UK & World News
Abu Qatada Acquitted Of Terror Conspiracy
Radical cleric Abu Qatada has been acquitted of terrorism charges by Jordan's state security court.
The verdict was in relation to a series of bomb plots in 1998, targeting the Jerusalem Hotel and American School in the Jordanian capital, Amman.
The verdict on a second charge relating to a foiled bomb plot targeting tourist sites in Jordan during New Year celebrations in 2000 has been postponed.
The Palestinian-Jordanian preacher, who was once referred to as "Osama Bin Laden's right-hand man in Europe" by a Spanish judge, will remain in Jordanian custody until the verdict is delivered on the second charge.
The cleric had already been convicted and sentenced on both charges by a trial in absentia, but had avoided Jordanian justice after being granted asylum in the UK.
He lost his refugee status in the UK in 2002, when he was detained on suspicion of terrorism offences, and was held on an indefinite order at various high-security establishments, such as HMP Belmarsh and Long Larton.
Following the scrapping of indefinite detention in 2005, Abu Qatada was released on a control order, and the Government began attempts to deport him to Jordan.
His eight-year legal battle to avoid deportation ended last year, after he accepted that a 'memorandum of understanding' signed between the UK and Jordanian governments meant he could receive a fair trial.
The agreement stipulated that although he would be tried in a military-security court, the case would be heard by a civilian judge.
It also guaranteed that evidence which may have been acquired through torture would not be eligible in the case.
The allegation that torture had been used to get information that incriminated Qatada was fundamental to his lawyers' case against deportation.
During Qatada's trial in absentia over the 1998 bombings, evidence from plot ringleader Abdul Nasser Al Hamasher was used to suggest Al Qaeda, via Qatada, had encouraged and supported the attacks.

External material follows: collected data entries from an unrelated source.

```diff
@@ -498,19 +562,28 @@
   a.cmid_p = d.cmid_p;
   a.cout_p = d.cout_p;
   a.residual = d.residual;
-  const Layout l = layout(d.stride, d.has_expand != 0, d.cin_p, d.cout_p, p.stages);
+  const Layout l = layout(d.stride, d.has_expand != 0, d.cin_p, d.cout_p, p.stages, p.staged != 0, d.cout_p);
   AM_CHECK(l.smem == p.smem_bytes, "fused block: plan does not match the block");
+  AM_CHECK(!l.staged || aligned16(Y), "fused block: the output must be 16-byte aligned (TMA stores)");
   a.l = l;
 
-  CUtensorMap mx, m1, m2;
+  CUtensorMap mx, m1, m2, my, my_tail;
   const int hl = halo(d.stride);
   AM_TRY(gemm::encode_map_nhwc_bf16(&mx, X, B, d.H, d.W, d.cin_p, hl, hl, true));
-  AM_TRY(gemm::encode_map_bf16(&m2, W2, d.cmid_p, d.cout_p, d.cmid_p, (d.cout_p + 63) / 64 * 64));
+  AM_TRY(gemm::encode_map_bf16(&m2, W2, d.cmid_p, d.cout_p, d.cmid_p, d.cout_p));
   if (d.has_expand) AM_TRY(gemm::encode_map_bf16(&m1, W1, d.cin_p, d.cmid_p, d.cin_p, kChunk));
   else m1 = m2;
-  if (d.stride == 1) return d.has_expand ? launch<1, true>(mx, m1, m2, a, l.smem, st) : launch<1, false>(mx, m1, m2, a, l.smem, st);
-  return d.has_expand ? launch<2, true>(mx, m1, m2, a, l.smem, st) : launch<2, false>(mx, m1, m2, a, l.smem, st);
-}
-
-}
-}
+  my = my_tail = mx;
+  const int tail = d.cout_p % kChunk;
+  if (l.staged && d.cout_p >= kChunk)
+    AM_TRY(gemm::encode_map_nhwc_store_bf16(&my, Y, B, a.Ho, a.Wo, d.cout_p, kChunk, kTile, kTile));
+  if (l.staged && tail) AM_TRY(gemm::encode_map_nhwc_store_bf16(&my_tail, Y, B, a.Ho, a.Wo, d.cout_p, tail, kTile, kTile));
+  if (d.stride == 1)
+    return d.has_expand ? launch<1, true>(mx, m1, m2, my, my_tail, a, l.smem, st)
+                        : launch<1, false>(mx, m1, m2, my, my_tail, a, l.smem, st);
+  return d.has_expand ? launch<2, true>(mx, m1, m2, my, my_tail, a, l.smem, st)
+                      : launch<2, false>(mx, m1, m2, my, my_tail, a, l.smem, st);
+}
+
+}
+}
diff --git a/audiomuse-ai_b200/csrc/fused_block.cuh b/audiomuse-ai_b200/csrc/fused_block.cuh
--- a/audiomuse-ai_b200/csrc/fused_block.cuh
+++ b/audiomuse-ai_b200/csrc/fused_block.cuh
@@ -16,6 +16,7 @@
 struct Plan {
   size_t smem_bytes = 0;
   int stages = 1;
+  int staged = 0;
 };
 
 bool plan(const BlockDesc& d, Plan* out);
diff --git a/audiomuse-ai_b200/csrc/gemm.cu b/audiomuse-ai_b200/csrc/gemm.cu
--- a/audiomuse-ai_b200/csrc/gemm.cu
+++ b/audiomuse-ai_b200/csrc/gemm.cu
@@ -302,22 +302,44 @@
   return AM_OK;
 }
 
+static CUtensorMapSwizzle store_swizzle(int box_cols) {
+  const int sw = box_cols == 64 ? 128 : tail_swizzle_bytes(box_cols);
+  return sw == 128  ? CU_TENSOR_MAP_SWIZZLE_128B
+         : sw == 64 ? CU_TENSOR_MAP_SWIZZLE_64B
+         : sw == 32 ? CU_TENSOR_MAP_SWIZZLE_32B
+                    : CU_TENSOR_MAP_SWIZZLE_NONE;
+}
+
 static int encode_map_d(CUtensorMap* map_out, void* D, int64_t cols, int64_t rows, int64_t pitch_elems, int box_cols) {
   const cuuint64_t dims[2] = {(cuuint64_t)cols, (cuuint64_t)rows};
   const cuuint64_t strides[1] = {(cuuint64_t)pitch_elems * 2};
   const cuuint32_t box[2] = {(cuuint32_t)box_cols, 64};
   const cuuint32_t estr[2] = {1, 1};
-  const int sw = box_cols == 64 ? 128 : tail_swizzle_bytes(box_cols);
-  const CUtensorMapSwizzle swizzle = sw == 128  ? CU_TENSOR_MAP_SWIZZLE_128B
-                                     : sw == 64 ? CU_TENSOR_MAP_SWIZZLE_64B
-                                     : sw == 32 ? CU_TENSOR_MAP_SWIZZLE_32B
-                                                : CU_TENSOR_MAP_SWIZZLE_NONE;
   CUresult r = get_encode()(map_out, CU_TENSOR_MAP_DATA_TYPE_BFLOAT16, 2, D, dims, strides, box, estr,
-                            CU_TENSOR_MAP_INTERLEAVE_NONE, swizzle, CU_TENSOR_MAP_L2_PROMOTION_NONE,
+                            CU_TENSOR_MAP_INTERLEAVE_NONE, store_swizzle(box_cols), CU_TENSOR_MAP_L2_PROMOTION_NONE,
                             CU_TENSOR_MAP_FLOAT_OOB_FILL_NONE);
   if (r != CUDA_SUCCESS) {
     set_error("cuTensorMapEncodeTiled failed (%d) for D: cols=%lld rows=%lld pitch=%lld box_cols=%d", (int)r,
               (long long)cols, (long long)rows, (long long)pitch_elems, box_cols);
+    return AM_ERR_CUDA;
+  }
+  return AM_OK;
+}
+
+int encode_map_nhwc_store_bf16(void* map_out, void* base, int64_t n, int64_t h, int64_t w, int64_t c, int box_c,
+                               int box_w, int box_h) {
+  AM_CHECK(get_encode() != nullptr, "cuTensorMapEncodeTiled unavailable");
+  AM_CHECK(box_c == 16 || box_c == 32 || box_c == 48 || box_c == 64, "NHWC store map: box of %d channels", box_c);
+  const cuuint64_t dims[4] = {(cuuint64_t)c, (cuuint64_t)w, (cuuint64_t)h, (cuuint64_t)n};
+  const cuuint64_t strides[3] = {(cuuint64_t)(c * 2), (cuuint64_t)(w * c * 2), (cuuint64_t)(h * w * c * 2)};
+  const cuuint32_t box[4] = {(cuuint32_t)box_c, (cuuint32_t)box_w, (cuuint32_t)box_h, 1};
+  const cuuint32_t estr[4] = {1, 1, 1, 1};
+  CUresult r = get_encode()(reinterpret_cast<CUtensorMap*>(map_out), CU_TENSOR_MAP_DATA_TYPE_BFLOAT16, 4, base, dims,
+                            strides, box, estr, CU_TENSOR_MAP_INTERLEAVE_NONE, store_swizzle(box_c),
+                            CU_TENSOR_MAP_L2_PROMOTION_NONE, CU_TENSOR_MAP_FLOAT_OOB_FILL_NONE);
+  if (r != CUDA_SUCCESS) {
+    set_error("cuTensorMapEncodeTiled failed (%d) for an NHWC store: [%lld, %lld, %lld, %lld] box=%dx%dx%d", (int)r,
+              (long long)n, (long long)h, (long long)w, (long long)c, box_c, box_w, box_h);
     return AM_ERR_CUDA;
   }
   return AM_OK;
diff --git a/audiomuse-ai_b200/csrc/gemm_wgmma.cuh b/audiomuse-ai_b200/csrc/gemm_wgmma.cuh
--- a/audiomuse-ai_b200/csrc/gemm_wgmma.cuh
+++ b/audiomuse-ai_b200/csrc/gemm_wgmma.cuh
@@ -27,6 +27,9 @@
 int encode_map_nhwc_bf16(void* map_out, const void* base, int64_t n, int64_t h, int64_t w, int64_t c, int box_w,
                          int box_h, bool swizzle);
 
+int encode_map_nhwc_store_bf16(void* map_out, void* base, int64_t n, int64_t h, int64_t w, int64_t c, int box_c,
+                               int box_w, int box_h);
+
 int gemm_bf16_simt(const __nv_bfloat16* A, int64_t M, int64_t lda, const __nv_bfloat16* B, int64_t N,
                    int64_t ldb, int K, void* D, int64_t ldd, bool d_is_f32, const Epilogue& ep,
                    cudaStream_t st);
diff --git a/audiomuse-ai_b200/csrc/ptx_sm90.cuh b/audiomuse-ai_b200/csrc/ptx_sm90.cuh
--- a/audiomuse-ai_b200/csrc/ptx_sm90.cuh
+++ b/audiomuse-ai_b200/csrc/ptx_sm90.cuh
@@ -77,6 +77,12 @@
                ::"l"(reinterpret_cast<uint64_t>(map)), "r"(smem_u32(smem_src)), "r"(c0), "r"(c1)
                : "memory");
 }
+__device__ __forceinline__ void tma_store_4d(const CUtensorMap* map, const void* smem_src, int c0, int c1, int c2,
+                                             int c3) {
+  asm volatile("cp.async.bulk.tensor.4d.global.shared::cta.bulk_group [%0, {%2, %3, %4, %5}], [%1];"
+               ::"l"(reinterpret_cast<uint64_t>(map)), "r"(smem_u32(smem_src)), "r"(c0), "r"(c1), "r"(c2), "r"(c3)
+               : "memory");
+}
 __device__ __forceinline__ void bulk_commit_group() { asm volatile("cp.async.bulk.commit_group;" ::: "memory"); }
 template <int N>
 __device__ __forceinline__ void bulk_wait_group_read() {
```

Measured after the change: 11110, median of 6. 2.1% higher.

Al Hamsher later alleged he had been tortured into making such statements.
During the current trial, Bethlehem-born Qatada used the platform to proclaim his innocence, but also to comment on the recent 'fitna', or disagreement, between rival jihadist rebel groups fighting in Syria.
According to the Arabic newspaper Al Hayat, Qatada called on ISIS and jihadi rival Jahbat Al Nusra, to unify under the leadership of Al Qaeda chief Ayman Al Zawahiri.
Although Qatada remains in custody, his conviction on the second charge relating to the millennium celebrations plot now hangs in the balance.
The acquittal will be seen as a blow to the Home Office who spent millions fighting for his deportation, but Downing Street said he would not be allowed to return to the UK.
"This is a man who the British courts have deemed a risk to national security," the Prime Minister's spokesman said.
"You saw the outcome, the very successful outcome, of all the work the Home Secretary and her team did when Mr Qatada was put on a plane to Jordan, and he is not coming back."
For the Jordanian authorities, the prospect that Qatada may soon walk free right in the midst of the tide of violence that is sweeping neighbouring Iraq and Syria will be a major concern.
Earlier this month Sheikh Abu Mohammed Al Maqdisi, another leading radical Sunni cleric who has been described as the "mentor" to Zawahiri, was released from Jordanian prison after serving a sentence for terrorism offences.